Sawan Masih, a government sanitation worker, was given the death penalty after the court listened to testimony about how he had allegedly insulted the Prophet Mohamed. The 35-year-old Mr Masih, who has two children, had pleaded not guilty and will appeal to a higher court.

The case relates to an incident in March 2013 when Mr Masih and a Muslim friend had reportedly been drinking locally-produced liquor together in Lahore’s Joseph colony, home to many Christian families. An altercation between the two men broke out and Mr Masih was accused of blasphemy by his drinking partner.

The police arrested the government worker but a couple of days later, as word of what had happened spread, a mob descended on Joseph Colony and set fire to scores of homes and two churches. Among those in the mob were workers from a local steel factory. “Sever the head of the blasphemer,” the crowd is said to have chanted.

The case is just the latest in a series of incident of people being accused of blasphemy, often based on patchy evidence, and then sentenced to death. Campaigners say very often the accusation of blasphemy is used to settle personal grievances and squabbles. Once an accusation is made, it is almost impossible for the authorities to ignore it.

Although there is no evidence that Pakistan has executed anyone accused of blasphemy, such accusations routinely lead to vigilantism, People have been shot and threatened, including members of the judiciary handling the cases.

“Pakistan’s blasphemy laws are used indiscriminately against both Muslims and non-Muslims, and violate the basic human rights of freedom of religion and thought,” Amnesty international said earlier this year.

In January, a British citizen with a history of severe mental illness was sentenced to death after he was similarly found guilty of breaching the country’s draconian law. Muhammad Asghar, 69, from Edinburgh, who suffers from paranoid schizophrenia, was convicted at the end of a trial in Rawalpindi.

Pakistan’s blasphemy laws were introduced during British rule and then tightened by military dictator Gen Mohammed Zia-ul-Haq who tried to enforce a process of Islamisation of the country.
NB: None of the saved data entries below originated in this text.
# toverainc/willow-inference-server

Measured on AMD Instinct MI355X. Metric: realtime_multiple (audio_ms / infer_ms), Whisper large-v2 beam=5, 3.84 s clip, higher is better.
Workload: dtype f16; 1 GPU; whisper-large beam=5 clip=3sec (3840 ms) batch=1/GPU, PCM resident in HBM -> ids on host; parallelism=1 independent replicas (utterance sharding, no data-path collective)

## Files before the change

### include/wis_hip.h

```cpp
#ifndef WIS_HIP_H
#define WIS_HIP_H

#include <stddef.h>
#include <stdint.h>

#ifdef __cplusplus
extern "C" {
#endif

#define WIS_ABI_VERSION 1

#define WIS_OK             0
#define WIS_E_ARG         -1
#define WIS_E_FORMAT      -2
#define WIS_E_NOMEM       -3
#define WIS_E_CHECKSUM    -4
#define WIS_E_HIP         -5
#define WIS_E_STATE       -6
#define WIS_E_UNSUPPORTED -7

#define WIS_SAMPLE_RATE 16000
#define WIS_N_FFT       400
#define WIS_HOP         160
#define WIS_N_MELS      80
// ... 152 lines not shown
                          int B, int R, int H, int T, int chunks);
int wis_op_dec_cross_attn_folded(int device, const float* q_raw, const float* xres, const float* qcs, const float* qb,
                                 const void* kx_f16, const void* vt_f16, void* out_f16, int B, int R, int H, int T, int chunks);

int wis_op_dec_cross_attn_stat(int device, const float* q, const float* q2, const float* stat, const float* qcs, const float* qb,
                               const void* kx_f16, const void* vt_f16, void* out_f16, int B, int R, int H, int T, int chunks,
                               int out_mb, int kv_shared, int no_spin);
int wis_op_dec_self_attn_ex(int device, const float* q, const void* kc_f16, const void* vc_f16, const int32_t* pos, void* out_f16,
                            int M, int H, int ctx, int rpu, int sstride, int rmul, int nb, int out_mb,
                            const int32_t* anc, int w0, int aw, const int32_t* base);
int wis_op_gemv_qkv(int device, const float* x, const float* gamma, const float* beta, const void* W_f16, const float* bias,
                    const int32_t* slot, const int32_t* pos, float* q, void* kc_f16, void* vc_f16, int M, int d, int ctx);
int wis_op_gemv_out_cq(int device, const void* a_f16, const float* x0, const void* Wo_f16, const float* bo, const void* Wq_f16, const float* bq,
                       const float* gamma, const float* beta, float* x1, float* stat, float* q, float* q2, float* qcs, float* qb,
                       int M, int d, int force_frag);

typedef struct wis_sv wis_sv_t;
typedef struct {
  int32_t conv_dim;
  int32_t n_conv_layers;
  int32_t conv_kernel[8], conv_stride[8];
  int32_t hidden_size, n_heads, n_layers, intermediate_size;
  int32_t num_conv_pos_embeddings, num_conv_pos_embedding_groups;
  int32_t num_buckets, max_bucket_distance;
  int32_t n_tdnn;
  int32_t tdnn_dim[8], tdnn_kernel[8], tdnn_dilation[8];
  int32_t xvector_output_dim;
  int64_t max_samples;
} wis_sv_config_t;
int    wis_sv_create(const wis_sv_config_t* cfg, const void* arena, size_t arena_bytes, int arena_on_device,
// ... 21 lines not shown
```

### willow-inference-server_amd/csrc/dec_kernels.hip

```cpp
#include <string.h>
#include "common.hpp"
#include "kernels.hpp"

namespace wis {

__global__ void pack_gemv_kernel(const f16* __restrict__ W, f16* __restrict__ Wp, int N, int Npad, int K, int n_scale, float scale, int rows) {
  const int ksteps = K / 32;
  const size_t total = (size_t)Npad * ksteps * 4;
  for (size_t idx = (size_t)blockIdx.x * blockDim.x + threadIdx.x; idx < total; idx += (size_t)gridDim.x * blockDim.x) {
    const int row = (int)(idx % rows);
    size_t t = idx / rows;
    const int kq = (int)(t & 3); t >>= 2;
    const int ks = (int)(t % ksteps), nt = (int)(t / ksteps);
    const int n = rows * nt + row, k = 32 * ks + 8 * kq;
    f16x8 v;
    if (n < N) {
      v = *reinterpret_cast<const f16x8*>(W + (size_t)n * K + k);
      if (n < n_scale) {
#pragma unroll
        for (int j = 0; j < 8; ++j) v[j] = (f16)((float)v[j] * scale);
      }
    } else {
#pragma unroll
      for (int j = 0; j < 8; ++j) v[j] = (f16)0.f;
// ... 421 lines not shown
#define WIS_GV_LEAD_DECL(s) const void* s##x, const void* s##x2, const f16* s##Wp, int s##M, int s##N, int s##K, int s##xsplit
#define WIS_GV_LEAD_APPLY(q, s) (q).x = s##x; (q).x2 = s##x2; (q).Wp = s##Wp; (q).M = s##M; (q).N = s##N; (q).K = s##K; (q).xsplit = s##xsplit
template <int MB, int MODE, int SC, int RM, bool W8, int NT = 1>
__global__ __launch_bounds__(256) void gemv_kernel(WIS_GV_LEAD_DECL(l_), int KC, GemvP p) {
  extern __shared__ __attribute__((aligned(16))) char smem[];
  WIS_GV_LEAD_APPLY(p, l_);
  gemv_body<MB, MODE, SC, RM, W8, NT>(p, KC, blockIdx.x, smem);
}
template <int SCA, int SCB>
__global__ __launch_bounds__(256) void gemv_dual_kernel(int nA, int M, const void* ax, const f16* aWp, const void* bx, const void* bx2, const f16* bWp, int bxsplit,
                                                        GemvP pa, GemvP pb) {
  extern __shared__ __attribute__((aligned(16))) char smem[];
  if ((int)blockIdx.x < nA) { pa.x = ax; pa.x2 = nullptr; pa.Wp = aWp; pa.M = M; pa.K = SCA * 128; gemv_body<1, 2, SCA, 1, false>(pa, SCA * 128, blockIdx.x, smem); }
  else { pb.x = bx; pb.x2 = bx2; pb.Wp = bWp; pb.M = M; pb.K = SCB * 128; pb.xsplit = bxsplit; gemv_body<1, 2, SCB, 1, false>(pb, SCB * 128, (int)blockIdx.x - nA, smem); }
}
int launch_gemv_dual(hipStream_t st, const GemvP& pa, const GemvP& pb) {
  if (pa.M != pb.M || pa.M < 1 || pa.M > 16 || pa.x2 || pa.wscale || pb.wscale || (pa.flags & (GV_LN | GV_QKV)) || (pb.flags & (GV_LN | GV_QKV))) { set_error("gemv_dual: unsupported pair"); return WIS_E_UNSUPPORTED; }
  if (pa.M * (pa.K / 8) > 13 * 256 || pb.M * (pb.K / 8) > 13 * 256 || pa.K % 128 || pb.K % 128) { set_error("gemv_dual: rows do not fit the register staging (M=%d K=%d/%d)", pa.M, pa.K, pb.K); return WIS_E_UNSUPPORTED; }
  const int sa = pa.K / 128, sb = pb.K / 128;
  const size_t aux = (size_t)4 * 64 * 16 + MAX_ROWS * 8 + 4 * 16 * 4 + 16;
  const int Kmax = pa.K > pb.K ? pa.K : pb.K;
  const size_t lds = (((size_t)pa.M * (Kmax + 8) * 2 + 15) & ~(size_t)15) + aux;
  if (lds > 65536) { set_error("gemv_dual: LDS"); return WIS_E_UNSUPPORTED; }
  const int nA = cdiv(pa.N, 16), nB = cdiv(pb.N, 16);
  dim3 grid(nA + nB), block(256);
  GemvP a = pa, b = pb; a.rows = 16; b.rows = 16;
  if (sa == 10 && sb == 20) hipLaunchKernelGGL((gemv_dual_kernel<10, 20>), grid, block, lds, st, nA, a.M, a.x, a.Wp, b.x, b.x2, b.Wp, b.xsplit, a, b);
  else if (sa == 8 && sb == 16) hipLaunchKernelGGL((gemv_dual_kernel<8, 16>), grid, block, lds, st, nA, a.M, a.x, a.Wp, b.x, b.x2, b.Wp, b.xsplit, a, b);
  else if (sa == 6 && sb == 12) hipLaunchKernelGGL((gemv_dual_kernel<6, 12>), grid, block, lds, st, nA, a.M, a.x, a.Wp, b.x, b.x2, b.Wp, b.xsplit, a, b);
  else if (sa == 4 && sb == 8) hipLaunchKernelGGL((gemv_dual_kernel<4, 8>), grid, block, lds, st, nA, a.M, a.x, a.Wp, b.x, b.x2, b.Wp, b.xsplit, a, b);
  else if (sa == 3 && sb == 6) hipLaunchKernelGGL((gemv_dual_kernel<3, 6>), grid, block, lds, st, nA, a.M, a.x, a.Wp, b.x, b.x2, b.Wp, b.xsplit, a, b);
  else { set_error("gemv_dual: K=%d/%d not instantiated", pa.K, pb.K); return WIS_E_UNSUPPORTED; }
  return WIS_OK;
// ... 543 lines not shown
  const int m = blockIdx.x;
  const f16* e = emb + (size_t)tok[m] * d;
  const f16* pe = pos_emb + (size_t)pos[m] * d;
  for (int i = threadIdx.x; i < d; i += blockDim.x) {
    const float v = (float)e[i] + (float)pe[i];
    x[(size_t)m * d + i] = v;
    if (xh) xh[(size_t)m * d + i] = (f16)v;
  }
}
int launch_dec_embed(hipStream_t st, const f16* emb, const f16* pos_emb, const int* tok, const int* pos, float* x, int M, int d, f16* xh) {
  hipLaunchKernelGGL(dec_embed_kernel, dim3(M), dim3(256), 0, st, emb, pos_emb, tok, pos, x, xh, d);
  return WIS_OK;
}

template <bool TREE, int NB>
__global__ __launch_bounds__(64) void dec_self_attn_kernel(const float* __restrict__ q, const f16* __restrict__ kc, const f16* __restrict__ vc,
                                                           const int* __restrict__ pos, int d, int ctx, int rpu, int sstride, int rmul,
                                                           f16* __restrict__ out, unsigned long long* prof, int out_mb,
                                                           const int* __restrict__ anc, int w0, int aw, const int* __restrict__ base) {
  __shared__ float red[4][64];
  const int m = blockIdx.x, h = blockIdx.y, lane = threadIdx.x, pl = lane >> 3, c = lane & 7;
  unsigned long long* pf = (m == 0 && h == 0 && lane == 0) ? prof : nullptr;
  if (lane == 0) tl_begin(prof);
  stamp(pf, 0);
  const int ls = TREE ? (base ? base[m] : anc[(size_t)m * aw]) : (m / rpu) * sstride + (m % rpu) * rmul;
  const int len = pos[m] + 1;
  auto slot_of = [&](int p) -> int {
    if (!TREE) return ls;
    int t = p - w0; t = t < aw - 1 ? t : aw - 1;
    return t < 0 ? ls : anc[(size_t)m * aw + t];
  };
  const float4 q0 = *reinterpret_cast<const float4*>(q + (size_t)m * d + h * 64 + 8 * c);
  const float4 q1 = *reinterpret_cast<const float4*>(q + (size_t)m * d + h * 64 + 8 * c + 4);
  const float qv[8] = {q0.x, q0.y, q0.z, q0.w, q1.x, q1.y, q1.z, q1.w};
// ... 72 lines not shown
  } while (p0 < len);
  stamp(pf, 2);
#pragma unroll
  for (int j = 0; j < 8; ++j) acc[j] += dpp_f<0x128>(acc[j]);
  if ((lane & 8) == 0) {
#pragma unroll
    for (int j = 0; j < 8; ++j) red[lane >> 4][8 * c + j] = acc[j];
  }
  __syncthreads();
  stamp(pf, 3);
  const float o = (red[0][lane] + red[1][lane]) + (red[2][lane] + red[3][lane]);
  out[out_mb ? xf_index(m, h * 64 + lane, out_mb) : (size_t)m * d + h * 64 + lane] = (f16)(o / l_run);
  stamp(pf, 4);
  if (lane == 0) tl_end(prof);
}
int launch_dec_self_attn(hipStream_t st, const SelfAttnP& p) {
  if (p.ctx > 512 || p.ctx < 64) { set_error("dec_self_attn: ctx=%d outside [64, 512]", p.ctx); return WIS_E_UNSUPPORTED; }
#define WIS_SA(TREEv, NBv) hipLaunchKernelGGL((dec_self_attn_kernel<TREEv, NBv>), dim3(p.M, p.H), dim3(64), 0, st, p.q, p.kc, p.vc, p.pos, p.d, p.ctx, p.rpu, p.sstride, p.rmul, p.out, \
                                              p.prof, p.out_mb, p.anc, p.w0, p.aw, p.base)
  if (p.anc) {
    if (p.aw < 1) { set_error("dec_self_attn: ancestor table of width %d", p.aw); return WIS_E_ARG; }
    WIS_SA(true, 8);
  } else if (p.nb == 2) WIS_SA(false, 2);
  else if (p.nb == 4) WIS_SA(false, 4);
  else WIS_SA(false, 8);
#undef WIS_SA
  return WIS_OK;
}

__device__ __forceinline__ void st_sc1(float* p, float v) {
  __hip_atomic_store(reinterpret_cast<unsigned*>(p), __float_as_uint(v), __ATOMIC_RELAXED, __HIP_MEMORY_SCOPE_AGENT);
}
// ... 1246 lines not shown
```

### willow-inference-server_amd/csrc/kernels.hpp

```cpp
#pragma once
#include "common.hpp"

namespace wis {

struct GemmP {
  const f16* A; int64_t a_bs; int a_rs; int a_rpb;
  const f16* W;
  int M, N, K;
  int klen;
  int n_span = 0, n_period = 0, n_phase = 0;
};
static inline GemmP gemm_plain(const f16* A, int lda, const f16* W, int M, int N, int K) {
  GemmP p; p.A = A; p.a_bs = 0; p.a_rs = lda; p.a_rpb = 0x7fffffff; p.W = W; p.M = M; p.N = N; p.K = K; p.klen = 0; return p;
}
int launch_layernorm(hipStream_t st, const float* x, const float* gamma, const float* beta, f16* y, int M, int d);
int launch_gemm_generic(hipStream_t st, const GemmP& p, const float* bias, const float* resid, void* C, int flags);
int launch_gemm_splitk_resid(hipStream_t st, const GemmP& p, int splits, float* scratch, const float* bias, const float* resid, float* X,
                             const float* ln_gamma = nullptr, const float* ln_beta = nullptr, f16* Y = nullptr);
int launch_gemm_conv1(hipStream_t st, const GemmP& p, const float* bias, f16* C, int T);
int launch_gemm_conv2(hipStream_t st, const GemmP& p, const float* bias, const float* pos, float* X, int T);
int launch_gemm_qkv(hipStream_t st, const GemmP& p, const float* bias, f16* qk, f16* vt, int d, int T, int Tpad, int H);
int launch_gemm_crosskv(hipStream_t st, const GemmP& p, const float* bias, f16* kx, f16* vt, int d, int T, int Tpad, int H, int64_t kx_lstride, int64_t vt_lstride);
int launch_enc_attention(hipStream_t st, const f16* qk, const f16* vt, f16* out, int B, int T, int Tpad, int H, float* part = nullptr, unsigned* counters = nullptr,
                         size_t part_cap = 0);
// ... 26 lines not shown
  float* q; f16* kc; f16* vc; const int* slot; const int* pos; int d; int ctx;
  unsigned long long* prof;
  int rows;
  const void* x2; int xsplit;
  f16* y16;
  int xmb;
  const float* stat_in;
  float* stat_out;
  f16* y_xf;
  int ymb;
  int ksplit; float* kpart; unsigned* kcnt;
  int mb0, mbi;
  int wks, wk0;
};
int launch_gemv(hipStream_t st, const GemvP& p);
int launch_gemv_dual(hipStream_t st, const GemvP& pa, const GemvP& pb);
int launch_gemv_frag(hipStream_t st, const GemvP& p);
int launch_gemv_frag3(hipStream_t st, const GemvP* p, int n);
__host__ __device__ static inline size_t xf_index(int m, int k, int MB) {
  return ((size_t)((k >> 5) * MB + (m >> 4)) * 64 + (m & 15) + 16 * ((k >> 3) & 3)) * 8 + (k & 7);
}
int launch_xf_pack(hipStream_t st, const void* x, int x_f16, f16* xf, float* stat, int M, int K, int MB);
int launch_dec_embed_xf(hipStream_t st, const f16* emb, const f16* pos_emb, const int* tok, const int* pos, float* x, f16* xf, float* stat, int M, int d, int MB);
int launch_fold_ln(hipStream_t st, f16* W, const float* gamma, const float* beta, float* bias, float* csum, int N, int K, int n_scale, float qscale);
int launch_csum8(hipStream_t st, const f16* W, const float* scale, float* csum, int N, int K, int n_scale, float qscale);
int launch_pack_gemv8(hipStream_t st, const f16* W, unsigned char* Wp, float* scale, int N, int Npad, int K, int n_scale, float qscale);
int launch_pack_gemv(hipStream_t st, const f16* W, f16* Wp, int N, int Npad, int K, int n_scale, float scale, int rows = 16);
int gemv_rows_for(int N, int K);

int launch_dec_embed(hipStream_t st, const f16* emb, const f16* pos_emb, const int* tok, const int* pos, float* x, int M, int d, f16* xh = nullptr);
struct SelfAttnP {
  const float* q = nullptr; const f16* kc = nullptr; const f16* vc = nullptr; const int* pos = nullptr; f16* out = nullptr;
  int M = 0, H = 0, d = 0, ctx = 0, rpu = 0, sstride = 0, rmul = 0;
  unsigned long long* prof = nullptr; int out_mb = 0; const int* anc = nullptr; int w0 = 0, aw = 0;
  const int* base = nullptr;
  int nb = 8;
};
int launch_dec_self_attn(hipStream_t st, const SelfAttnP& p);
constexpr int CA_SPIN_MAX_BH = 192;
struct CrossAttnP {
  const float* q = nullptr; const f16* kx = nullptr; const f16* vt = nullptr; f16* out = nullptr; float* part = nullptr; unsigned* counters = nullptr;
  int B = 0, R = 0, H = 0, d = 0, T = 0, Tpad = 0, chunks = 0;
  unsigned long long* prof = nullptr; int out_mb = 0;
  const float* xres = nullptr; const float* qcs = nullptr; const float* qb = nullptr;
  unsigned long long* gran = nullptr; unsigned* epoch = nullptr;
  const float* q2 = nullptr; int xres_is_stat = 0;
  int kv_shared = 0;
};
int launch_dec_cross_attn(hipStream_t st, const CrossAttnP& p);

struct SampleCfg {
// ... 57 lines not shown
```

### willow-inference-server_amd/csrc/model.hip

```cpp
#include <math.h>
#include <stdlib.h>
#include <string.h>
#include <time.h>
#include <algorithm>
#include <array>
#include <atomic>
#include <chrono>
#include <map>
#include <mutex>
#include <memory>
#include <string>
#include <vector>

#include "common.hpp"
#include "kernels.hpp"

using namespace wis;

namespace wis {
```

Efforts to reform the laws have been limited as politicians who have tried to do so have been threatened and worse.

In 2011, Salmaan Taseer, the then governor of Punjab, was shot dead by one of his police bodyguards after he spoke out against the blasphemy laws which had been used to convict a Christian woman, Aasia Noreen, also known as Aasia Bibi. When Mr Taseer’s killer, Mumtaz Qadri, was brought before the court, lawyers threw petals on him.
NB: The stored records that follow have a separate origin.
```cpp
int nlg_basis_cgs2_batch(int s, nlg_basis *const *b, int k, nlg_vec *const *w, double *h, int ldh, double *beta) {
    NLG_CHECK(b && w && h && beta, "nlg_basis_cgs2_batch: NULL argument");
    NLG_CHECK(s >= 1 && s <= kMaxLanes, "nlg_basis_cgs2_batch: %d lanes unsupported (1..%d)", s, kMaxLanes);
    for (int l = 0; l < s; ++l) NLG_CHECK(b[l] && w[l], "nlg_basis_cgs2_batch: NULL basis or vector in lane %d", l);
    NLG_CHECK(k >= 0 && k <= b[0]->nvec, "nlg_basis_cgs2_batch: k=%d out of range [0,%d]", k, b[0]->nvec);
    NLG_CHECK(ldh >= k, "nlg_basis_cgs2_batch: ldh=%d too small for k=%d", ldh, k);
    for (int l = 0; l < s; ++l) {
        NLG_CHECK(b[l]->mesh == b[0]->mesh && b[l]->nscal == b[0]->nscal && b[l]->lorder == b[0]->lorder && b[l]->nvec == b[0]->nvec,
                  "nlg_basis_cgs2_batch: the bases differ in shape (lane %d)", l);
        NLG_TRY(check_same(b[l]->views[0], w[l], "nlg_basis_cgs2_batch"));
        for (int u = 0; u < l; ++u) NLG_CHECK(b[l] != b[u] && w[l] != w[u], "nlg_basis_cgs2_batch: the same basis or vector in two lanes");
        for (int u = 0; u < s; ++u)
// ... 66 lines not shown
    NLG_CHECK(b && coef, "nlg_basis_block_cgs2: NULL argument");
    NLG_CHECK(s >= 1 && s <= 4, "nlg_basis_block_cgs2: block size %d unsupported (1..4)", s);
    NLG_CHECK(k >= 0 && k + s <= b->nvec, "nlg_basis_block_cgs2: columns %d..%d outside the basis (nvec=%d)", k, k + s - 1, b->nvec);
    NLG_CHECK(g_axpby_consistent, "nlg_basis_block_cgs2: the block path implements the consistent restart-history update only");
    nlg_ctx *ctx = b->mesh->ctx;
    hipStream_t st = ctx->stream;
    const int ld = k + s;
    if (s == 1) {
        std::vector<double> h(std::max(k, 1));
        double beta = 0.0;
        NLG_TRY(nlg_basis_cgs2(b, k, b->views[k], h.data(), &beta));
        for (int j = 0; j < k; ++j) coef[j] = h[j];
        coef[k] = beta;
        return 0;
    }
    nlg_vec *w0 = b->views[k];
    int nrst = 0;
    for (int v = 0; v < s; ++v) nrst = std::max(nrst, b->views[k + v]->nrst);
    for (int v = 0; v < s; ++v) {
        nlg_vec *c = b->views[k + v];
        if (c->nrst < nrst)
            NLG_HIP(hipMemsetAsync(c->d + (int64_t)(1 + c->nrst) * c->main_len, 0, sizeof(double) * (size_t)((nrst - c->nrst) * c->main_len), st));
        c->nrst = nrst;
    }
    b->last_block_rank = s;
    double *W = w0->d;
    double *H1 = b->h1(), *H2 = b->h2(), *dG = b->gram(), *dT = b->tmat();
    const int nblk = dot_nblk(w0), nper = nblk * w0->ncomp;
    const int64_t n2 = w0->main_len / 2, n2all = n2 * (1 + nrst);
    constexpr int KB = 8;
    NLG_TRY(reduce_ws_reserve(ctx, std::max(k, s) * s));
    auto dots = [&](const double *V, int kk, double *out, double *acc) -> int {
        ProfScope ps(ctx, P_BLOCKDOT);
        const dim3 g(nblk, w0->ncomp, (kk + KB - 1) / KB);
#define BD(S_) NLG_LAUNCH((k_block_dot_s<KB, S_>), g, dim3(NT), 0, st, V, b->stride, kk, (const double *)W, b->stride, \
                                  (const double *)b->mesh->d_bm1, b->mesh->lvs, nblk, nper, ctx->d_partial)
        if (s == 2) BD(2);
        else if (s == 3) BD(3);
        else BD(4);
#undef BD
        return nlg::reduce_rows_all(ctx, kk * s, nper, out, acc);
    };
    auto axpy = [&](const double *h, const double *hh, int64_t n, int64_t blk2) -> int {
        ProfScope ps(ctx, P_BLOCKAXPY);
        const size_t lds = sizeof(double) * 2 * (size_t)k * s;
#define BA(S_) NLG_LAUNCH((k_block_axpy_s<S_>), dim3(grid_for(n)), dim3(NT), lds, st, (const double *)b->d, b->stride, k, h, hh, W, \
                                  b->stride, n, blk2, -1.0)
        if (s == 2) BA(2);
        else if (s == 3) BA(3);
        else BA(4);
#undef BA
        return 0;
    };
    if (k > 0) {
        NLG_TRY(dots(b->d, k, H1, nullptr));
        NLG_TRY(axpy(H1, nullptr, n2, n2));
        NLG_TRY(dots(b->d, k, H2, H1));
        NLG_TRY(axpy(H2, H1, n2all, n2));
    }
    double R[4][4] = {};
    for (int a = 0; a < s; ++a) R[a][a] = 1.0;
    bool dep[4] = {false, false, false, false};
    double hsq[4] = {0.0, 0.0, 0.0, 0.0};
    std::vector<double> hs((size_t)std::max(k, 1) * s);
    if (k > 0) {
        NLG_HIP(hipMemcpyAsync(hs.data(), H1, sizeof(double) * (size_t)k * s, hipMemcpyDeviceToHost, st));
        NLG_HIP(hipStreamSynchronize(st));
// ... 92 lines not shown
```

Mr Masih’s lawyer, Naeem Shakir, could not be contacted. But he told the Associated Press he would be appealing his client’s case in the Lahore high court.

Meanwhile, campaigners said it was essential that a total of 83 people arrested over the torching of the Christian colony, be prosecuted. All of them are currently out on bail. “Failure to do so will effectively send the message that anyone can commit outrageous abuses and excuse them as defence of religious sentiments,” said David Griffiths, of Amnesty International.